### WHAT THE TASK ASKS
Among the lines of the records, please find those that contain the word "csrc" and copy them.

### INPUT DATA
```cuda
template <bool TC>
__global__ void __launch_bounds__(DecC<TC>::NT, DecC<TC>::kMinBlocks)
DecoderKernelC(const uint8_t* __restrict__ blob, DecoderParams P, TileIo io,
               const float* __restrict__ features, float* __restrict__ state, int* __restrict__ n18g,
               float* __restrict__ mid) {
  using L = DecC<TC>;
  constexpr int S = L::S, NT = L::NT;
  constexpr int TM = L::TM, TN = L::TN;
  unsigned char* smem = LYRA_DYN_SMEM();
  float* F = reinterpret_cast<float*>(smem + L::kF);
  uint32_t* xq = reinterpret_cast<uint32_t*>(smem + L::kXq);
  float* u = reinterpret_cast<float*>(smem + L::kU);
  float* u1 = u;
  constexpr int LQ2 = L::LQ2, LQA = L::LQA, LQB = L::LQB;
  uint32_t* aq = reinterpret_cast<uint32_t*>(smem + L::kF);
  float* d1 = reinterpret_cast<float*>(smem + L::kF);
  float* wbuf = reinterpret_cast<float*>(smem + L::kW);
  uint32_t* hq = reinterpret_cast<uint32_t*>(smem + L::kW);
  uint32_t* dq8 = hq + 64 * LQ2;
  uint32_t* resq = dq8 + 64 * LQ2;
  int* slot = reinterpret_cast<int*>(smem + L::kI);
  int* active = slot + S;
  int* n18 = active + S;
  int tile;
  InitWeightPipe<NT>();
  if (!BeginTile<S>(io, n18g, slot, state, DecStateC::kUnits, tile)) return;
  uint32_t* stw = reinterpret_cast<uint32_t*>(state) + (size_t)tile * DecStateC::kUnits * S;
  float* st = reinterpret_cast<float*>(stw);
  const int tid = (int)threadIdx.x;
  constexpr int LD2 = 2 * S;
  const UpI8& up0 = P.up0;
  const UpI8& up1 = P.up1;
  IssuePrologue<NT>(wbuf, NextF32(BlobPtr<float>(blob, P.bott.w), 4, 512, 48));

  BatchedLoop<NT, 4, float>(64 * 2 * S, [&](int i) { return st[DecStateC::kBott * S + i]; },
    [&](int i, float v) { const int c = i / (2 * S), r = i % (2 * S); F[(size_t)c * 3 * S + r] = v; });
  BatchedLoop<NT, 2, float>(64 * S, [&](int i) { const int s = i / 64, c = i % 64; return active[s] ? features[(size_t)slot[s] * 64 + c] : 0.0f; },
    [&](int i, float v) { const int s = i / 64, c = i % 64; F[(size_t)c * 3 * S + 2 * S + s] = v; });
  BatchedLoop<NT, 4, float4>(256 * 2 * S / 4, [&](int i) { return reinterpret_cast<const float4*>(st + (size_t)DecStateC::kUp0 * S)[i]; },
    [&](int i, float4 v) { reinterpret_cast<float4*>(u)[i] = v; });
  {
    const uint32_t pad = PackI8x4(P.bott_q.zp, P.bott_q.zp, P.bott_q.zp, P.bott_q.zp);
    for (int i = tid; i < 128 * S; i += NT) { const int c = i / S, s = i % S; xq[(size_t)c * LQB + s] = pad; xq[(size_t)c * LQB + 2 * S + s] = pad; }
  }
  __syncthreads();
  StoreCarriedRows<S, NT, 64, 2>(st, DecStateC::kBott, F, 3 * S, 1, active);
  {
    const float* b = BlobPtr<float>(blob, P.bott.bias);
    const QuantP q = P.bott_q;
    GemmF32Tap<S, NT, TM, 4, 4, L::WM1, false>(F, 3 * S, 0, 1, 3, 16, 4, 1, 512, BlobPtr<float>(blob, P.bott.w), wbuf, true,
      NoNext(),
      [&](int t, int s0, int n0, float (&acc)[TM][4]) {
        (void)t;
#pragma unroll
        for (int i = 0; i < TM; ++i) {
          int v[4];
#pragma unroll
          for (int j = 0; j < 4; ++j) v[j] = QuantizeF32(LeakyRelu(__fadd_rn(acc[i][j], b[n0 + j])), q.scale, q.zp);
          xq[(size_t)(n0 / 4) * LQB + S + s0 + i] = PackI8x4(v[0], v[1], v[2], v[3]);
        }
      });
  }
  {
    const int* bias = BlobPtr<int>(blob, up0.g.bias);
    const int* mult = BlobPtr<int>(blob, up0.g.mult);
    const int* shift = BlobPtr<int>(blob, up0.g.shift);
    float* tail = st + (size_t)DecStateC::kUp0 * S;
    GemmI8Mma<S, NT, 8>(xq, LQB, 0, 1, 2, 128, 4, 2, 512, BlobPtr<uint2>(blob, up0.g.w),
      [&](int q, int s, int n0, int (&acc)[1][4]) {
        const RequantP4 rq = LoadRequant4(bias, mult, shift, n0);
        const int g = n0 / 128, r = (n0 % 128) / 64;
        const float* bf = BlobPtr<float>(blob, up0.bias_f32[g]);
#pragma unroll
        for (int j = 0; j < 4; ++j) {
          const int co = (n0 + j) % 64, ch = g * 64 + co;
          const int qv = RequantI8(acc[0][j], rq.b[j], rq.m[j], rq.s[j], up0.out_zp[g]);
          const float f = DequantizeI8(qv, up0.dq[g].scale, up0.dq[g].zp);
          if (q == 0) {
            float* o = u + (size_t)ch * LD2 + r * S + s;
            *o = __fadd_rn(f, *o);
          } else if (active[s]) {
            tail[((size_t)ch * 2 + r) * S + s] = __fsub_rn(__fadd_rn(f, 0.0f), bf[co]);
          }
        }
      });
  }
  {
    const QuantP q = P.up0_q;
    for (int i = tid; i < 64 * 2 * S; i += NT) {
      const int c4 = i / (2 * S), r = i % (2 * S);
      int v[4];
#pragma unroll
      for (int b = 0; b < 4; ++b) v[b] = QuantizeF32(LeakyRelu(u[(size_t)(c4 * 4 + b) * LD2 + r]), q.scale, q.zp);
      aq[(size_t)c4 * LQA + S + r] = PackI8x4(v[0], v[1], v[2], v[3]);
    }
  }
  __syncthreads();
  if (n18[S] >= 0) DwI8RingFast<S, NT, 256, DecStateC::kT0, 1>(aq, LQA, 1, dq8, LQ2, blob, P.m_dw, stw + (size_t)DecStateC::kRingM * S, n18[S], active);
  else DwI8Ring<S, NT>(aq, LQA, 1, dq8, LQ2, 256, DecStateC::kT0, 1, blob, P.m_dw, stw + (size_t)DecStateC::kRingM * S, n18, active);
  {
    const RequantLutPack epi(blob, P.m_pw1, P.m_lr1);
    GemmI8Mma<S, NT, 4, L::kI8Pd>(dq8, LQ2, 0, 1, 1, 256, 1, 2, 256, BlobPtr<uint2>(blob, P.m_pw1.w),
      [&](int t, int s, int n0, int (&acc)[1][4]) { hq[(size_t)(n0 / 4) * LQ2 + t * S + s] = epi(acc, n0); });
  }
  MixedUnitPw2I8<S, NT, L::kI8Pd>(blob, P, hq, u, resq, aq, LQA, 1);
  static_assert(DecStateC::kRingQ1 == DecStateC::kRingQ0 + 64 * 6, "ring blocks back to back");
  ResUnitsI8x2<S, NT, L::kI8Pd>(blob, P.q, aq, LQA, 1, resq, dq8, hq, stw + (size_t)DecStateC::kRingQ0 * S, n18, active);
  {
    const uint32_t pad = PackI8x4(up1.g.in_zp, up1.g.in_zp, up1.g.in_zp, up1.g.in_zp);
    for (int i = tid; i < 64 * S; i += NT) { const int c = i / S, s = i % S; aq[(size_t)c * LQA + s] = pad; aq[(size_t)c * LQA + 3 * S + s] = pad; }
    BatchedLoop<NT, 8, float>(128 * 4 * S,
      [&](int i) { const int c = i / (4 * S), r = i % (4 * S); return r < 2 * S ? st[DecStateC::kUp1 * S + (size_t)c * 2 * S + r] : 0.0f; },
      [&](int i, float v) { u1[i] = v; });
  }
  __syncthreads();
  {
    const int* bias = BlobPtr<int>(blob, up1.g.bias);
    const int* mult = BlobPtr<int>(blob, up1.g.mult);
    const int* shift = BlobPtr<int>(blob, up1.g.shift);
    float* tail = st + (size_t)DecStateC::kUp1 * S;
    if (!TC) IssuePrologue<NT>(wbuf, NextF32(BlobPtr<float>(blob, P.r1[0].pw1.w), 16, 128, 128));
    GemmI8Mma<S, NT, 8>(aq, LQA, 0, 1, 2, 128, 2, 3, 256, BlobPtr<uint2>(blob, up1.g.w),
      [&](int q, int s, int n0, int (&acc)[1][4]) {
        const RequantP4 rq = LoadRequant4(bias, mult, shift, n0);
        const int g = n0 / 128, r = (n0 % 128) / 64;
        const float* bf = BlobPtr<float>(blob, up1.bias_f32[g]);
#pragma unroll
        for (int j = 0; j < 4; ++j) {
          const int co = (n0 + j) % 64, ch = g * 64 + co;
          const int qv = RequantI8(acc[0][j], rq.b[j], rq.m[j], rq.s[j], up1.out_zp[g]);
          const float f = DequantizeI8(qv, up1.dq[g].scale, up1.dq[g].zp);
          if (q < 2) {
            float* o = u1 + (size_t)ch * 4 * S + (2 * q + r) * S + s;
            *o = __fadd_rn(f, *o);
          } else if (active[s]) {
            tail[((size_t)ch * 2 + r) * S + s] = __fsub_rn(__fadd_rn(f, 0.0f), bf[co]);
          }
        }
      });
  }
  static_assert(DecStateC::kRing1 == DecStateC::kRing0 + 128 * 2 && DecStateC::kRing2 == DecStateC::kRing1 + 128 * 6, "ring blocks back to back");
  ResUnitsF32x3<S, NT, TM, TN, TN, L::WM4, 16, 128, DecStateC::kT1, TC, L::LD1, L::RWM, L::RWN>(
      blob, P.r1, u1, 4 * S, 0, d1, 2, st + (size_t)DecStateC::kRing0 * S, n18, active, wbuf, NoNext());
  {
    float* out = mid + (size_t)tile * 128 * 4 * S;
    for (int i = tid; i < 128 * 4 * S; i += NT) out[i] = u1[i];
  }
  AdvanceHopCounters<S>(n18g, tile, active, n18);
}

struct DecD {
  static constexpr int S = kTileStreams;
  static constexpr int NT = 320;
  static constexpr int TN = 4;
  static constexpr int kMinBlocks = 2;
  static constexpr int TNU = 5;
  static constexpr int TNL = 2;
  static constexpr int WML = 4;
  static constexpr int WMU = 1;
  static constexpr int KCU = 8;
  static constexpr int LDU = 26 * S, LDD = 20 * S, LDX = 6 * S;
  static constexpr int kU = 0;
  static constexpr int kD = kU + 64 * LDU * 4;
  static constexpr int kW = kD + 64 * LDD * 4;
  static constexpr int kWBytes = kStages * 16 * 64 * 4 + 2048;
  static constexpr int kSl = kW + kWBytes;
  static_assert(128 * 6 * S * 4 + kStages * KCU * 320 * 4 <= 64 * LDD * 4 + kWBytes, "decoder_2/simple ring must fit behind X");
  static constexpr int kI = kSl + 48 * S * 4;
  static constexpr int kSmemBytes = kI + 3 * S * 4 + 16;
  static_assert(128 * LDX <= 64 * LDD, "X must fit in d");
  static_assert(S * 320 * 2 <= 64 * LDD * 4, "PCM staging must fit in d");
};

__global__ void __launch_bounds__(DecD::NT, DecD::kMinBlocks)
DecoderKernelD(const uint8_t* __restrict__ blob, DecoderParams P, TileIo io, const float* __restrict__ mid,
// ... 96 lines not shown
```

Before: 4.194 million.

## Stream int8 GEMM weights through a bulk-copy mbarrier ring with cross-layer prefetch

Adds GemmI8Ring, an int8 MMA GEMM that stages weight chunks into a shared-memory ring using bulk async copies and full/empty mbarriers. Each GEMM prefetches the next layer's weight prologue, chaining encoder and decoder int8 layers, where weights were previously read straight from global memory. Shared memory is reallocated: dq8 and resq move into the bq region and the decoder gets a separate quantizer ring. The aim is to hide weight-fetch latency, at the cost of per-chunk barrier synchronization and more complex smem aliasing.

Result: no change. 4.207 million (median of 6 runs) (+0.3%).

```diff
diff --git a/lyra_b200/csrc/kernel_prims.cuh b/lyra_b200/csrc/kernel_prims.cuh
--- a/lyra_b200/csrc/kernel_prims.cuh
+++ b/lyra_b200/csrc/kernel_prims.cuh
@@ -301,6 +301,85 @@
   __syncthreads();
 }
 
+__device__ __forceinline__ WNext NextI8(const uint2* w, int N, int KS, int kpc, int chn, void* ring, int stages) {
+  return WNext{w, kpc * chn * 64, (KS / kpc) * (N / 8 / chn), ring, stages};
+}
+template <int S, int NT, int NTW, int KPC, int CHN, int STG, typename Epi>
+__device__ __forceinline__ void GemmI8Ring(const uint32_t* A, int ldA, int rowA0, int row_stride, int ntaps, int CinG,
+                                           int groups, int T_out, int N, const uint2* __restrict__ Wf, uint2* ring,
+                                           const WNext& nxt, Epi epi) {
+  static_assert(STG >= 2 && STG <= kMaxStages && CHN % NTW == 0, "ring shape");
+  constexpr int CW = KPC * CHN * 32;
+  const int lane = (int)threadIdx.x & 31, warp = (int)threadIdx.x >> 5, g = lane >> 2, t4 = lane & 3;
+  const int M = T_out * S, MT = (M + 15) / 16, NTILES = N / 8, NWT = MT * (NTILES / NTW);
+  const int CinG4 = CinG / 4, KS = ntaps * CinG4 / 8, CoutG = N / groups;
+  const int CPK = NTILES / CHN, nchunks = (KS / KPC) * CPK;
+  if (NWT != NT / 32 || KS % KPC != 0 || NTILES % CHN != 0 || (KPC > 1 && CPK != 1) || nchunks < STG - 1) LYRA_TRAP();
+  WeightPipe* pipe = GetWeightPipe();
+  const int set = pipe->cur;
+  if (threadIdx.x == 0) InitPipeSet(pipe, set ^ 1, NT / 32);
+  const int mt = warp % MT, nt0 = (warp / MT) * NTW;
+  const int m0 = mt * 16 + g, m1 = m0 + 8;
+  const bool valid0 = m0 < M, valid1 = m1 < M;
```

### WRITTEN REPLY
diff --git a/lyra_b200/csrc/kernel_prims.cuh b/lyra_b200/csrc/kernel_prims.cuh
--- a/lyra_b200/csrc/kernel_prims.cuh
+++ b/lyra_b200/csrc/kernel_prims.cuh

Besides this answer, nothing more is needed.